Scientists See Promise in Deep-Learning Programs - mtgx
http://nytimes.com/2012/11/24/science/scientists-see-advances-in-deep-learning-a-part-of-artificial-intelligence.html
======
bravura
Since I see some misunderstanding about deep learning, let me explain the
fundamental idea: It's about reusing intermediate work.

The intuition is let's say I told you to write a complicated computer program.
Let's say I told you that you could use routines and subroutines, but you
couldn't use subsubroutines, or deeper levels of abstraction. In this
restricted case, you _could_ write any computer program, but you would have to
use a lot of code-copying. With arbitrary levels of abstraction, you could do
code reuse much more elegantly, and your code would be more compact.
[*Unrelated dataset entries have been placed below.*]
template <int CO, int TAPS, int VEC>
__global__ __launch_bounds__(512) void k_lowrank_wgrad(const float* __restrict__ dF, const bf16* __restrict__ X,
                                                       const float* __restrict__ aux, float* __restrict__ ws, int H,
                                                       int W, int C, int R, int upb, int nunits) {
  constexpr int HALO = TAPS == 9 ? 1 : 0, K = TAPS == 9 ? 3 : 1, NB = 8;
  extern __shared__ __attribute__((aligned(16))) float sm[];
  __shared__ float asums[512];
  const int N = CO * TAPS * C, TPW = W + 2 * HALO, TR = R + 2 * HALO;
  float* accl = sm;
  float* tl = sm + N;
  typedef __attribute__((ext_vector_type(VEC / 2))) unsigned int uraw;
  const int CLV = C / VEC;
  const int PS = blockDim.x / CLV;
  const int cv = threadIdx.x % CLV, ps = threadIdx.x / CLV;
  f32x2 acc[CO * TAPS][VEC / 2];
#pragma unroll
  for (int e = 0; e < CO * TAPS; ++e)
#pragma unroll
    for (int h = 0; h < VEC / 2; ++h) acc[e][h] = f32x2{0.f, 0.f};
  float asum = 0.f;
  for (int u = blockIdx.x; u < nunits; u += gridDim.x) {
    const int b = u / upb, y0 = (u - b * upb) * R;
    const int rows = min(R, H - y0);
    __syncthreads();
    for (int i = threadIdx.x; i < CO * TR * TPW; i += blockDim.x) {
      const int o = i / (TR * TPW), rem = i - o * TR * TPW;
      const int ry = rem / TPW, cx = rem - ry * TPW;
      const int y = y0 + ry - HALO, x = cx - HALO;
      float v = 0.f;
      if (y >= 0 && y < H && x >= 0 && x < W)
        v = dF[(((long)b * CO + o) * H + y) * W + x];
      tl[i] = v;
    }
    if (aux) {
      for (int o = 0; o < CO; ++o) {
        const float* ap = aux + (((long)b * CO + o) * H + y0) * W;
        for (int i = threadIdx.x; i < rows * W; i += blockDim.x) asum += ap[i];
      }
    }
    __syncthreads();
    const int np = rows * W;
    const bf16* xp = X + (((long)b * H + y0) * W) * C + cv * VEC;
    int ry = ps / W, x = ps - (ps / W) * W;
    uraw nx[NB];
    auto fetch = [&](int q0) {
#pragma unroll
      for (int i = 0; i < NB; ++i) {
        const int q = q0 + i * PS;
        nx[i] = uraw{};
        if (q < np) nx[i] = *reinterpret_cast<const uraw*>(xp + (long)q * C);
      }
    };
    fetch(ps);
    for (int q0 = ps; q0 < np; q0 += NB * PS) {
      uraw cur[NB];
#pragma unroll
      for (int i = 0; i < NB; ++i) cur[i] = nx[i];
      if (q0 + NB * PS < np) fetch(q0 + NB * PS);
#pragma unroll
      for (int i = 0; i < NB; ++i) {
        if (q0 + i * PS < np) {
          typedef __attribute__((ext_vector_type(VEC))) __bf16 bfv;
          const bfv xv = __builtin_bit_cast(bfv, cur[i]);
          f32x2 xf[VEC / 2];
#pragma unroll
          for (int h = 0; h < VEC / 2; ++h) xf[h] = f32x2{(float)xv[2 * h], (float)xv[2 * h + 1]};
#pragma unroll
          for (int o = 0; o < CO; ++o)
#pragma unroll
            for (int ky = 0; ky < K; ++ky)
#pragma unroll
              for (int kx = 0; kx < K; ++kx) {
                const float d = tl[(o * TR + ry + 2 * HALO - ky) * TPW + x + 2 * HALO - kx];
                const f32x2 d2 = {d, d};
#pragma unroll
                for (int h = 0; h < VEC / 2; ++h) acc[o * TAPS + ky * K + kx][h] += d2 * xf[h];
              }
        }
        x += PS;
        while (x >= W) {
          x -= W;
          ++ry;
        }
      }
    }
  }
  for (int r = 0; r < PS; ++r) {
    __syncthreads();
    if (ps == r) {
#pragma unroll
      for (int e = 0; e < CO * TAPS; ++e) {
#pragma unroll
        for (int h = 0; h < VEC / 2; ++h) {
          f32x2* ap = reinterpret_cast<f32x2*>(accl + e * C + cv * VEC + 2 * h);
          f32x2 v = acc[e][h];
          if (r) v += *ap;
          *ap = v;
        }
      }
    }
  }
  asums[threadIdx.x] = asum;
  __syncthreads();
  float* row = ws + (long)blockIdx.x * (N + 4);
  for (int i = threadIdx.x; i < N; i += blockDim.x) row[i] = accl[i];
  if (threadIdx.x == 0) {
    float s = 0.f;
    for (int i = 0; i < (int)blockDim.x; ++i) s += asums[i];
    row[N] = s;
  }
}

__global__ __launch_bounds__(1024) void k_lowrank_reduce(const float* __restrict__ ws, int nwg, int N, float* __restrict__ G,
                                                         float* __restrict__ aux_out) {
  __shared__ float part[16][64];
  const int l = threadIdx.x & 63, seg = threadIdx.x >> 6;
  const int e = blockIdx.x * 64 + l;
  const int per = (nwg + 15) / 16;
  const int r0 = seg * per;
  float v[16];
#pragma unroll
  for (int k = 0; k < 16; ++k) {
    const int r = r0 + k;
    v[k] = (e <= N && k < per && r < nwg) ? ws[(long)r * (N + 4) + e] : 0.f;
  }
  float s = 0.f;
#pragma unroll
  for (int k = 0; k < 16; ++k) s += v[k];
  part[seg][l] = s;
  __syncthreads();
  if (seg == 0 && e <= N) {
    float t = 0.f;
#pragma unroll
    for (int k = 0; k < 16; ++k) t += part[k][l];
    if (e < N) G[e] = t;
    else if (aux_out) *aux_out += t;
  }
}

template <int CO>
static int launch_wgrad(const float* dF, const void* X, int taps, const float* aux, float* G, float* aux_out, float* ws,
                        long ws_floats, int B, int H, int W, int C, int nwg, hipStream_t st) {
  constexpr int VEC = CO <= 4 ? 4 : 2;
  const int CLV = C / VEC;
  int PS = 512 / CLV;
  PS = PS > 16 ? 16 : PS;
  const int block = PS * CLV, halo = taps == 9 ? 1 : 0;
  const int N = CO * taps * C;
  int R = 512 / W;
  R = R < 1 ? 1 : (R > H ? H : R);
  auto lds = [&](int r) { return wgrad_lds(CO, taps, C, W, r); };
  while (R > 1 && lds(R) > LOWRANK_LDS_MAX) --R;
  EDM_REQUIRE(lds(R) <= LOWRANK_LDS_MAX, "lowrank_wgrad: Co=%d, taps=%d, C=%d, W=%d need %zu bytes of LDS (60 KB at most)", CO,
              taps, C, W, lds(R));
  const int upb = (H + R - 1) / R;
  EDM_REQUIRE((long)B * upb < (1L << 31), "lowrank_wgrad: too many units");
  const int nunits = B * upb;
  const int grid = nunits < nwg ? nunits : nwg;
  EDM_REQUIRE(ws_floats >= (long)grid * (N + 4), "lowrank_wgrad: workspace of %ld floats, %ld needed", ws_floats,
              (long)grid * (N + 4));
  if (taps == 9)
    hipLaunchKernelGGL((k_lowrank_wgrad<CO, 9, VEC>), dim3(grid), dim3(block), lds(R), st, dF, (const bf16*)X, aux, ws, H, W, C,
                       R, upb, nunits);
  else
    hipLaunchKernelGGL((k_lowrank_wgrad<CO, 1, VEC>), dim3(grid), dim3(block), lds(R), st, dF, (const bf16*)X, aux, ws, H, W, C,
                       R, upb, nunits);
  EDM_CHECK_LAUNCH("lowrank_wgrad");
  hipLaunchKernelGGL(k_lowrank_reduce, dim3((N + 1 + 63) / 64), dim3(1024), 0, st, ws, grid, N, G, aux_out);
  EDM_CHECK_LAUNCH("lowrank_reduce");
  return EDM_OK;
}

constexpr int LOWRANK_WGRAD_NWG = 256;
extern "C" long edm_lowrank_wgrad_workspace(int C, int Co, int taps) {
  return (long)LOWRANK_WGRAD_NWG * ((long)Co * taps * C + 4);
}

extern "C" int edm_lowrank_wgrad(const float* dF, const void* X, int taps, const float* aux, float* G, float* aux_out,
                                 float* ws, long ws_floats, int B, int H, int W, int C, int Co, hipStream_t st) {
  EDM_REQUIRE(dF && X && G && ws && (!aux || aux_out), "lowrank_wgrad: null pointer");
  EDM_REQUIRE(B > 0 && H > 0 && W > 0 && C > 0 && C % 8 == 0 && C <= 1024 && Co >= 1 && Co <= 8 && (taps == 1 || taps == 9),
              "lowrank_wgrad: bad args (C %% 8 == 0, Co <= 8, taps 1 or 9 required)");
#define CALL(CO_) launch_wgrad<CO_>(dF, X, taps, aux, G, aux_out, ws, ws_floats, B, H, W, C, LOWRANK_WGRAD_NWG, st)
  EDM_CO_SWITCH(Co, CALL)
#undef CALL
}

__global__ void k_lowrank_expand_wc(const float* __restrict__ wout, const bf16* __restrict__ wd, float* __restrict__ Wc,
                                    int Co, int O, int I, int taps) {
  const int lane = threadIdx.x & 63;
  const int row = blockIdx.x * (blockDim.x >> 6) + (threadIdx.x >> 6);
  if (row >= taps * I) return;
  const int tt = row / I, ci = row - tt * I;
  float acc[8] = {0, 0, 0, 0, 0, 0, 0, 0};
  for (int c = lane * 8; c < O; c += 64 * 8) {
    float v[8];
    load8(wd + (long)row * O + c, v);
#pragma unroll
    for (int o = 0; o < 8; ++o)
      if (o < Co) {
#pragma unroll
        for (int j = 0; j < 8; ++j) acc[o] += wout[(long)o * O + c + j] * v[j];
      }
  }
#pragma unroll
  for (int o = 0; o < 8; ++o)
    if (o < Co) {
      const float s = wave_sum(acc[o]);
      if (lane == 0) Wc[((long)o * taps + (taps - 1 - tt)) * I + ci] = s;
    }
}
extern "C" int edm_lowrank_expand_wc(const float* wout_hat, const void* wd, float* Wc, int Co, int O, int I, int taps,
                                     hipStream_t st) {
  EDM_REQUIRE(wout_hat && wd && Wc, "lowrank_expand_wc: null pointer");
  EDM_REQUIRE(Co >= 1 && Co <= 8 && O > 0 && O % 8 == 0 && I > 0 && taps >= 1, "lowrank_expand_wc: bad args");
  hipLaunchKernelGGL(k_lowrank_expand_wc, dim3((taps * I + 3) / 4), dim3(256), 0, st, wout_hat, (const bf16*)wd, Wc, Co, O,
                     I, taps);
  EDM_CHECK_LAUNCH("lowrank_expand_wc");
  return EDM_OK;
}

__global__ void k_lowrank_expand_slab(const float* __restrict__ wout, const float* __restrict__ G, float* __restrict__ slab,
                                      float scale, int Co, int O, int I, int Ipad, int taps, long n) {
  for (long e = (long)blockIdx.x * blockDim.x + threadIdx.x; e < n; e += (long)gridDim.x * blockDim.x) {
    const int i = (int)(e % Ipad);
    const long tc = e / Ipad;
    const int c = (int)(tc % O), t = (int)(tc / O);
    float s = 0.f;
    if (i < I)
      for (int o = 0; o < Co; ++o) s += wout[(long)o * O + c] * G[((long)o * taps + t) * I + i];
    slab[e] = scale * s;
  }
}
extern "C" int edm_lowrank_expand_slab(const float* wout_hat, const float* G, float* slab, float scale, int Co, int O, int I,
                                       int Ipad, int taps, hipStream_t st) {
  EDM_REQUIRE(wout_hat && G && slab, "lowrank_expand_slab: null pointer");
  EDM_REQUIRE(Co >= 1 && Co <= 8 && O > 0 && I > 0 && Ipad >= I && taps >= 1, "lowrank_expand_slab: bad args");
  const long n = (long)taps * O * Ipad;
  const long blocks = (n + 255) / 256;
  hipLaunchKernelGGL(k_lowrank_expand_slab, dim3((unsigned)(blocks < 4096 ? blocks : 4096)), dim3(256), 0, st, wout_hat, G,
                     slab, scale, Co, O, I, Ipad, taps, n);
  EDM_CHECK_LAUNCH("lowrank_expand_slab");
  return EDM_OK;
}

constexpr int TAIL_LPP = 8;
static size_t tail_fwd_lds(int Co, int C, int Cc, int W, int R) {
  return ((size_t)Co * 9 * C + (size_t)Co * Cc + (size_t)R * W * 10 * Co) * sizeof(float);
}
extern "C" int edm_lowrank_tail_supported(int C, int Cc, int Co, int W) {
  if (C <= 0 || C % 8 || C > 1024 || Cc <= 0 || Cc % 8 || Cc > 2048 || Co < 1 || Co > 8 || W <= 0) return 0;
  return tail_fwd_lds(Co, C, Cc, W, 1) <= LOWRANK_LDS_MAX;
}

template <int CO, int NK, int PX>
__device__ __forceinline__ void tail_dots(const bf16* const (&xp)[PX], int Cx, const float* __restrict__ w, int wso, int lig,
                                          float (&s)[PX][NK * CO]) {
  f32x2 acc[PX][NK * CO];
#pragma unroll
  for (int k = 0; k < PX; ++k)
#pragma unroll
    for (int v = 0; v < NK * CO; ++v) acc[k][v] = f32x2{0.f, 0.f};
  const int CL = Cx >> 3;
  for (int c8 = lig; c8 < CL; c8 += TAIL_LPP) {
    f32x2 xf[PX][4];
#pragma unroll
    for (int k = 0; k < PX; ++k) {
      u32x4 raw = u32x4{0u, 0u, 0u, 0u};
      if (xp[k]) raw = *reinterpret_cast<const u32x4*>(xp[k] + c8 * 8);
      const bf16x8 xv = __builtin_bit_cast(bf16x8, raw);
#pragma unroll
      for (int h = 0; h < 4; ++h) xf[k][h] = f32x2{(float)xv[2 * h], (float)xv[2 * h + 1]};
    }
#pragma unroll
    for (int o = 0; o < CO; ++o)
#pragma unroll
      for (int kk = 0; kk < NK; ++kk) {
        const float* wp = w + (long)(o * wso + kk) * Cx + c8 * 8;
        const f32x4 w0 = *reinterpret_cast<const f32x4*>(wp), w1 = *reinterpret_cast<const f32x4*>(wp + 4);
        const f32x2 wv[4] = {f32x2{w0[0], w0[1]}, f32x2{w0[2], w0[3]}, f32x2{w1[0], w1[1]}, f32x2{w1[2], w1[3]}};
#pragma unroll
        for (int k = 0; k < PX; ++k)
#pragma unroll
          for (int h = 0; h < 4; ++h) acc[k][kk * CO + o] += xf[k][h] * wv[h];
      }
  }
#pragma unroll
  for (int k = 0; k < PX; ++k)
#pragma unroll
    for (int v = 0; v < NK * CO; ++v) s[k][v] = group_sum<TAIL_LPP>(acc[k][v][0] + acc[k][v][1]);
}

Here is a more formal description: If you have a complicated non-linear
function, you can describe it similarly to a circuit. If you restrict the
depth of the circuit, you can in principle represent any function, but you
need a really wide (exponentially wide) circuit. This can lead to overfitting.
(Occam's Razor) By comparison, with a deep circuit, you can represent
arbitrary functions _compactly_.

Standard SVMs and random forests can be shown, mathematically, to have a
limited number of layers (circuit depth).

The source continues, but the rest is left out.